I used RGS and Air-8 this year, with some microgreene mixed in. The biggest improvement I saw with my yard came after mechanical aeration. I won't be using these products going forward.

Next year I will be using NPK only and good cultural practices. I dont think there is enough benefit from these products to justify the high cost.

My plan next year is root cycling as seen here: https://youtu.be/bNPWEJiKmjE


----------



## ksturfguy (Sep 25, 2018)

@MarshalOfFire The funny thing is the video actually talks about RGS, humic acid, and other micronutrients and says it helps with this root cycling process.

But I agree for the most part, good cultural practices, N-P-K and some iron is all you need for a great looking lawn. The other stuff can maybe help with stresses or make N-P-K uptake more efficient but are they worth the extra costs???


----------



## CarolinaCuttin (Sep 6, 2019)

@ksturfguy I think they can in certain circumstances. Rather than humic acid and sea kelp which are fine, I'm more thinking about phytohormones. Auxins, gibberellins, and cytokinins. Coupled with amino acids and plant sugars that are able to go right into respiration and relieve stress. Available through the foliage for quick uptake.

These products probably belong on lawns cut at or below 0.500", it isn't necessary for heathy turf maintained at the HOC of a typical lawn.


----------



## zackroof (Oct 27, 2019)

What's interesting about the N-EXT stuff, at least the RGS, AIR8, D-Thatch, and Humic 12 is that they seem to all just be variations of the same thing, ie just varying amounts of humic with each have some kind of additional modifier to close the similarities. Further there are the random quantities. Does putting only 6% humic in RGS vs 8% in Air8 really make it a different product? And same for the others. Why not just put it all in one. I really don't think a little Potash in one, Molasses in the other, etc makes all that much of a diff.


----------



## dman (Nov 5, 2019)

Flushing money down the toilet may have the same results.


----------



## zackroof (Oct 27, 2019)

dman said:


> Flushing money down the toilet may have the same results.


May not be far off here.


----------



## ksturfguy (Sep 25, 2018)

haha based on his numerous posts about it, @dman clearly not a fan.


----------



## bernstem (Jan 16, 2018)

Triacontanol is present in Alfalfa and is a stimulator of growth. In grass it pushes top growth. In roses it is well established to encourage new basal shoot breaks. If you want to experiment with Triacontanol, you can fertilize monthly with Alfalfa meal. You can also buy concentrated hormone, but there is virtually no data on appropriate dosing in turf.
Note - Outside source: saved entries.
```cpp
int main() {
    int fails = 0;
    auto expect = [&](bool ok, const char* what) {
        if (!ok) {
            std::fprintf(stderr, "FAIL %s\n", what);
            fails++;
        }
    };
    expect(rvm_abi_version() == RVM_ABI_VERSION, "abi version");
    rvm_config cfg{};
    cfg.n_planets = 2;
    cfg.dt = 0.65;
    cfg.n_levels = 4;
    cfg.npoints_norm = 100.0;
    const int mult[4] = {4, 5, 6, 7};
    std::memcpy(cfg.level_mult, mult, sizeof(mult));
    cfg.period_hint = 5.2;
    std::vector<double> t, rv, sg;
// ... 1 lines not shown
        t.push_back(i % 2 ? -0.6 * i : 0.55 * (100 - i));
        rv.push_back(1e-4 * std::sin(i));
        sg.push_back(1.5e-4);
    }
    t[7] = t[9];
    rvm_plan* plan = nullptr;
    const int rc = rvm_plan_create(&cfg, t.data(), rv.data(), sg.data(), (int)t.size(), 4096, &plan);
    expect(rc == 0 || (rc < 0 && plan == nullptr), "plan_create valid input");
    if (rc == 0) rvm_plan_destroy(plan);
    rvm_config bad = cfg;
    bad.n_levels = 0;
    expect(rvm_plan_create(&bad, t.data(), rv.data(), sg.data(), (int)t.size(), 64, &plan) < 0, "n_levels 0");
    bad = cfg;
    bad.level_mult[1] = 4;
    expect(rvm_plan_create(&bad, t.data(), rv.data(), sg.data(), (int)t.size(), 64, &plan) < 0, "dup multipliers");
    bad = cfg;
    bad.dt = -1.0;
    expect(rvm_plan_create(&bad, t.data(), rv.data(), sg.data(), (int)t.size(), 64, &plan) < 0, "negative dt");
    std::vector<double> tn = t;
    tn[3] = NAN;
    expect(rvm_plan_create(&cfg, tn.data(), rv.data(), sg.data(), (int)t.size(), 64, &plan) < 0, "nan epoch");
    expect(std::strlen(rvm_last_error()) > 0, "last_error");
    expect(rvm_logl_batch(nullptr, 1, nullptr, 1.0, nullptr, nullptr, nullptr, nullptr) < 0, "logl null plan");
    rvm_param_map pm{};
    expect(rvm_stretch_half_step(nullptr, &pm, 10, 1, 0, nullptr, nullptr, nullptr, 1, nullptr, 2.0, 0, 0, 0, 1.0,
                                 nullptr, nullptr, nullptr, nullptr) < 0,
           "half_step null plan");
    expect(rvm_stretch_propose(0, 1, 0, nullptr, 1, nullptr, 2.0, 0, 0, 0, nullptr, nullptr, nullptr, nullptr) < 0,
           "propose bad");
    double d1 = 0.5;
    int32_t i1 = 0;
    expect(rvm_pt_stretch_propose(10, 0, 1, &d1, &d1, 2.0, 0, 0, 0, nullptr, &d1, &d1, nullptr) < 0, "pt n_temps 0");
    expect(rvm_pt_stretch_propose(10, 2, 1, &d1, &d1, 1.0, 0, 0, 0, nullptr, &d1, &d1, nullptr) < 0, "pt a = 1");
    expect(rvm_pt_stretch_propose(10, 1 << 16, 1 << 16, &d1, &d1, 2.0, 0, 0, 0, nullptr, &d1, &d1, nullptr) < 0,
           "pt int32 overflow");
    expect(rvm_pt_stretch_accept(10, 2, 1, nullptr, &d1, &d1, &d1, &d1, &d1, 0, 0, 0, nullptr, &i1, nullptr) < 0,
           "pt null betas");
    expect(rvm_pt_stretch_accept(10, 2, 1, &d1, &d1, &d1, &d1, &d1, &d1, 0, 0, 2, nullptr, &i1, nullptr) < 0,
           "pt half 2");
    expect(rvm_pt_swap(10, 2, 0, &d1, &d1, &d1, &d1, &d1, 0, 0, nullptr, &i1, nullptr) < 0, "pt n_half 0");
    expect(rvm_pt_swap(10, 1 << 15, 1 << 15, &d1, &d1, &d1, &d1, &d1, 0, 0, nullptr, &i1, nullptr) < 0,
           "pt swap int32 overflow");
    expect(rvm_pt_swap(10, 1, 4, nullptr, nullptr, nullptr, nullptr, nullptr, 0, 0, nullptr, nullptr, nullptr) == 0,
           "pt swap of one temperature");
    int64_t l1 = 0;
    expect(rvm_pt_ladder_update(3, 1, &i1, &d1, &d1, -1.0, &d1, &l1, &d1, &l1, nullptr, &d1, nullptr) < 0,
// ... 20 lines not shown
```

### rvel-mcmc_amd/csrc/rvm_abi.hip

```cpp
#include <hip/hip_runtime.h>

#include <algorithm>
#include <cmath>
#include <cstdio>
#include <cstdlib>
#include <cstring>
#include <string>
#include <vector>
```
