template <int EPI, int PP>
__global__ __launch_bounds__(512, 2) void conv_f16x2_kernel(ConvArgs a) {
    extern __shared__ __attribute__((aligned(16))) uint16_t csm[];
    const int tiles_m = (a.M + CBM - 1) / CBM, tiles_n = (a.N + CBN - 1) / CBN, ntile = tiles_m * tiles_n;
    const int ks = blockIdx.x / ntile;
    const int lid = xcd_remap(blockIdx.x - ks * ntile, ntile);
    const int tm = lid / tiles_n, tn = lid - tm * tiles_n;
    const int m0 = tm * CBM, n0 = tn * CBN;

    const int tid = threadIdx.x, lane = tid & 63, wave = tid >> 6;
    const int li = lane & 31, lh = lane >> 5;
    const int phase = a.up_phase >= 0 ? (int)blockIdx.y : 0;
    const uint16_t* Wp = a.W + (size_t)phase * a.w_phase_stride;

    const int r16 = lane >> 2;
    const int xr0 = 32 * wave + r16, xr1 = xr0 + 16, wr0 = 16 * wave + r16, wr1 = 128 + wr0;
    const int cx0 = (lane & 3) ^ ((xr0 >> 2) & 3), cx1 = (lane & 3) ^ ((xr1 >> 2) & 3), cw0 = (lane & 3) ^ ((wr0 >> 2) & 3), cw1 = (lane & 3) ^ ((wr1 >> 2) & 3);
    const int nkt = a.taps * a.cb;
    const int kt0 = ks * a.k_per_split;
    const int nk = min(nkt - kt0, a.k_per_split);
    const int w2 = a.iw + 2;
    auto prow = [&](int m) {
        const int hw = a.ih * a.iw, b = m / hw, rem = m - b * hw, y = rem / a.iw, x = rem - y * a.iw;
        return (size_t)(b * (a.ih + 2) + y + 1) * w2 + x + 1;
    };
    const int swave = __builtin_amdgcn_readfirstlane(wave);
    const uint32_t lx0 = (uint32_t)((a.x_row0 + prow(min(m0 + xr0, a.M - 1))) * 32 + 8 * cx0) * 2u;
    const uint32_t lx1 = (uint32_t)((a.x_row0 + prow(min(m0 + xr1, a.M - 1))) * 32 + 8 * cx1) * 2u;
    const uint32_t lw0 = (uint32_t)(min(n0 + wr0, a.N - 1) * 32 + 8 * cw0) * 2u, lw1 = (uint32_t)(min(n0 + wr1, a.N - 1) * 32 + 8 * cw1) * 2u;
    const bool two_w = swave < 2;
    const char* ux = nullptr; const char* uw = nullptr;
    const int tw = (a.taps == 9) ? 3 : 2;
    int sc = kt0 % a.cb, stap = kt0 / a.cb, sty = stap / tw, stx = stap - sty * tw, skb = kt0;
    auto set_next = [&]() {
        const int shift = (a.taps == 9) ? (sty - 1) * w2 + (stx - 1) : (a.taps == 4) ? (sty - 1 + (phase >> 1)) * w2 + (stx - 1 + (phase & 1)) : 0;
        ux = reinterpret_cast<const char*>(a.X) + ((long long)sc * (long long)a.x_rows + shift) * 64;
        uw = reinterpret_cast<const char*>(Wp) + (size_t)skb * a.N * 64;
        ++skb;
        if (++sc == a.cb) { sc = 0; if (++stx == tw) { stx = 0; ++sty; } }
    };
    auto issue_one = [&](uint16_t* st, int q) {
        if (q < 6) {
            const int p = q / 3, kind = q % 3;
            if (kind == 0) SDVAR_DMA16(lx0, ux + p * a.xps * 2, SDVAR_LDS_ADDR(st + p * 8192 + swave * 1024));
            else if (kind == 1) SDVAR_DMA16(lx1, ux + p * a.xps * 2, SDVAR_LDS_ADDR(st + p * 8192 + swave * 1024 + 512));
            else SDVAR_DMA16(lw0, uw + p * a.wps * 2, SDVAR_LDS_ADDR(st + 2 * 8192 + p * 5120 + swave * 512));
        } else if (two_w) {
            const int p = q - 6;
            SDVAR_DMA16(lw1, uw + p * a.wps * 2, SDVAR_LDS_ADDR(st + 2 * 8192 + p * 5120 + 4096 + swave * 512));
        }
    };

    f32x16 acc[5];
#pragma unroll
    for (int j = 0; j < 5; ++j)
#pragma unroll
        for (int r = 0; r < 16; ++r) acc[j][r] = 0.f;

    const int sw = (li >> 2) & 3;
    const int offa = (wave * 32 + li) * 32, offb = 2 * 8192 + li * 32;
    const int ch0 = 8 * ((0 + lh) ^ sw), ch1 = 8 * ((2 + lh) ^ sw);

    set_next();
#pragma unroll
    for (int q = 0; q < 8; ++q) issue_one(csm, q);
    if (nk > 1) {
        set_next();
#pragma unroll
        for (int q = 0; q < 8; ++q) issue_one(csm + CSTAGE_H, q);
    }
    if constexpr (PP == 2) {
        const int late = __builtin_amdgcn_readfirstlane(wave >> 2);
        const int l15 = lane & 15, lq = lane >> 4;
        auto wait_next = [&](int t) {
            if (t + 2 < nk) { if (two_w) asm volatile("s_waitcnt vmcnt(8)" ::: "memory"); else asm volatile("s_waitcnt vmcnt(6)" ::: "memory"); }
            else asm volatile("s_waitcnt vmcnt(0)" ::: "memory");
        };
#define SDVAR_C_SLOT() do { __builtin_amdgcn_sched_barrier(0); __builtin_amdgcn_s_barrier(); __builtin_amdgcn_sched_barrier(0); } while (0)
#define SDVAR_LDS_RD(dst, addr, off) asm volatile("ds_read_b128 %0, %1 offset:" #off : "=v"(dst) : "v"(addr) : "memory")
#define SDVAR_C_MFMA16(J0)                                                                                      \
        _Pragma("unroll") for (int j = 0; j < 5; ++j)                                                           \
            _Pragma("unroll") for (int i = 0; i < 2; ++i) {                                                     \
                acc16[i][(J0) + j] = __builtin_amdgcn_mfma_f32_16x16x32_f16(fw[j][0], fx[i][1], acc16[i][(J0) + j], 0, 0, 0);   \
                acc16[i][(J0) + j] = __builtin_amdgcn_mfma_f32_16x16x32_f16(fw[j][1], fx[i][0], acc16[i][(J0) + j], 0, 0, 0);   \
                acc16[i][(J0) + j] = __builtin_amdgcn_mfma_f32_16x16x32_f16(fw[j][0], fx[i][0], acc16[i][(J0) + j], 0, 0, 0);   \
            }
        cf32x4 acc16[2][10];
#pragma unroll
        for (int i = 0; i < 2; ++i)
#pragma unroll
            for (int j = 0; j < 10; ++j)
#pragma unroll
                for (int r = 0; r < 4; ++r) acc16[i][j][r] = 0.f;
        const uint32_t fro = (uint32_t)(l15 * 64 + 16 * (lq ^ ((l15 >> 2) & 3)));
        const uint32_t fxo = (uint32_t)(wave * 32 * 64) + fro, fwo = 32768u + fro;
        wait_next(-1);
        SDVAR_C_SLOT();
        if (late) SDVAR_C_SLOT();
        f16x8 fx[2][2], fw[5][2];
#pragma unroll 1
        for (int t = 0; t < nk; ++t) {
            const bool pf = t + 2 < nk;
            uint16_t* nst = csm + ((t + 2) % 3) * CSTAGE_H;
            const uint32_t sb = (uint32_t)(uintptr_t)(lds_ptr_t)(csm + (t % 3) * CSTAGE_H);
            const uint32_t xa = sb + fxo, wa = sb + fwo;
            SDVAR_LDS_RD(fx[0][0], xa, 0); SDVAR_LDS_RD(fx[0][1], xa, 16384); SDVAR_LDS_RD(fx[1][0], xa, 1024); SDVAR_LDS_RD(fx[1][1], xa, 17408);
            SDVAR_LDS_RD(fw[0][0], wa, 0);    SDVAR_LDS_RD(fw[0][1], wa, 10240); SDVAR_LDS_RD(fw[1][0], wa, 1024); SDVAR_LDS_RD(fw[1][1], wa, 11264);
            SDVAR_LDS_RD(fw[2][0], wa, 2048); SDVAR_LDS_RD(fw[2][1], wa, 12288); SDVAR_LDS_RD(fw[3][0], wa, 3072); SDVAR_LDS_RD(fw[3][1], wa, 13312);
            SDVAR_LDS_RD(fw[4][0], wa, 4096); SDVAR_LDS_RD(fw[4][1], wa, 14336);
            if (pf) {
                set_next();
#pragma unroll
                for (int q = 0; q < 4; ++q) issue_one(nst, q);
            }
            asm volatile("s_waitcnt lgkmcnt(0)" ::: "memory");
            SDVAR_C_SLOT();
            SDVAR_C_MFMA16(0);
            SDVAR_C_SLOT();
            SDVAR_LDS_RD(fw[0][0], wa, 5120); SDVAR_LDS_RD(fw[0][1], wa, 15360); SDVAR_LDS_RD(fw[1][0], wa, 6144); SDVAR_LDS_RD(fw[1][1], wa, 16384);
            SDVAR_LDS_RD(fw[2][0], wa, 7168); SDVAR_LDS_RD(fw[2][1], wa, 17408); SDVAR_LDS_RD(fw[3][0], wa, 8192); SDVAR_LDS_RD(fw[3][1], wa, 18432);
            SDVAR_LDS_RD(fw[4][0], wa, 9216); SDVAR_LDS_RD(fw[4][1], wa, 19456);
            if (pf) {
#pragma unroll
                for (int q = 4; q < 8; ++q) issue_one(nst, q);
            }
            if (late) wait_next(t);
            asm volatile("s_waitcnt lgkmcnt(0)" ::: "memory");
            SDVAR_C_SLOT();
            SDVAR_C_MFMA16(5);
            if (!late) wait_next(t);
            SDVAR_C_SLOT();
        }
        if (!late) SDVAR_C_SLOT();
#undef SDVAR_C_MFMA16
#undef SDVAR_LDS_RD
#undef SDVAR_C_SLOT
        if (SDVAR_CDBG(a, 1)) return;
        conv_epilogue16<EPI>(a, acc16, a.wsi ? *a.wsi : 1.0f, m0, n0, tm, ks, phase, wave, l15, lq, tid, csm);
        return;
    } else
    if (PP) {
        const int late = __builtin_amdgcn_readfirstlane(wave >> 2);
        auto wait_next = [&](int t) {
            if (t + 2 < nk) { if (two_w) asm volatile("s_waitcnt vmcnt(8)" ::: "memory"); else asm volatile("s_waitcnt vmcnt(6)" ::: "memory"); }
            else asm volatile("s_waitcnt vmcnt(0)" ::: "memory");
        };
#define SDVAR_C_SLOT() do { __builtin_amdgcn_sched_barrier(0); __builtin_amdgcn_s_barrier(); __builtin_amdgcn_sched_barrier(0); } while (0)
#define SDVAR_LDS_RD(dst, addr, off) asm volatile("ds_read_b128 %0, %1 offset:" #off : "=v"(dst) : "v"(addr) : "memory")
#define SDVAR_RD_B(ab, p, pb) SDVAR_LDS_RD(fb[p][0], ab, pb); SDVAR_LDS_RD(fb[p][1], ab, pb + 2048); SDVAR_LDS_RD(fb[p][2], ab, pb + 4096); \
                              SDVAR_LDS_RD(fb[p][3], ab, pb + 6144); SDVAR_LDS_RD(fb[p][4], ab, pb + 8192)
#define SDVAR_C_MFMA()                                                                                  \
        _Pragma("unroll") for (int j = 0; j < 5; ++j) {                                                 \
            acc[j] = __builtin_amdgcn_mfma_f32_32x32x16_f16(fa[1], fb[0][j], acc[j], 0, 0, 0);          \
            acc[j] = __builtin_amdgcn_mfma_f32_32x32x16_f16(fa[0], fb[1][j], acc[j], 0, 0, 0);          \
            acc[j] = __builtin_amdgcn_mfma_f32_32x32x16_f16(fa[0], fb[0][j], acc[j], 0, 0, 0);          \
        }
        wait_next(-1);
        SDVAR_C_SLOT();
        if (late) SDVAR_C_SLOT();
        f16x8 fa[2], fb[2][5];
#pragma unroll 1
// ... 52 lines not shown
#undef SDVAR_RD_B
#undef SDVAR_LDS_RD
#pragma unroll
        for (int s = 0; s < 2; ++s) {
            if (s == 0) asm volatile("s_waitcnt lgkmcnt(12)" ::: "memory");
            else asm volatile("s_waitcnt lgkmcnt(0)" ::: "memory");
            __builtin_amdgcn_sched_barrier(0);
#pragma unroll
            for (int j = 0; j < 5; ++j) {
                acc[j] = __builtin_amdgcn_mfma_f32_32x32x16_f16(fa[s][1], fb[s][0][j], acc[j], 0, 0, 0);
                acc[j] = __builtin_amdgcn_mfma_f32_32x32x16_f16(fa[s][0], fb[s][1][j], acc[j], 0, 0, 0);
                acc[j] = __builtin_amdgcn_mfma_f32_32x32x16_f16(fa[s][0], fb[s][0][j], acc[j], 0, 0, 0);
                __builtin_amdgcn_sched_barrier(0);
                if (pf) {
                    const int grp = 5 * s + j;
                    if (grp < 8) issue_one(nst, grp);
                }
                __builtin_amdgcn_sched_barrier(0);
            }
        }
    }
    if (SDVAR_CDBG(a, 1)) return;
    conv_epilogue<EPI>(a, acc, a.wsi ? *a.wsi : 1.0f, m0, n0, tm, ks, phase, wave, li, lh, tid, csm);
}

If you want to add micronutrients and microflora to the lawn and don't want to go the route of things like the N-ext products, you should look into Compost and Compost tea. Data on Compost is there, but Compost Tea data is sparse. Most of the Compost Tea info is from vegetable and perennial gardening rather than lawns.

I don't particularly advocate for any of the above. I do use Humates, Kelp, and amino acids, but I buy them from Kelp4less. I think that in some instances it can help, but a lawn is a complicated enough system what it does for a particular lawn is very hard to predict and any effects are subtle and long term. None of the things discussed will hurt (other than budget and time) if used reasonably so I view them as a nice add on if you are looking for the "next great thing" or feel the need to do something. None of them are a replacement for proper watering, mowing, and macro-fertilizing.

I'll close by saying I am not really a believer in the idea of root cycling to significantly improve soil structure. If you accept that you will need tons of compost over several years to make an impact in soil structure, then you would need at least an equivalent amount of root turn over to do the same thing. We can use leaf clipping yield as a proxy for root cycling and easily see we are no where near the amount needed to significantly change soil structure.


----------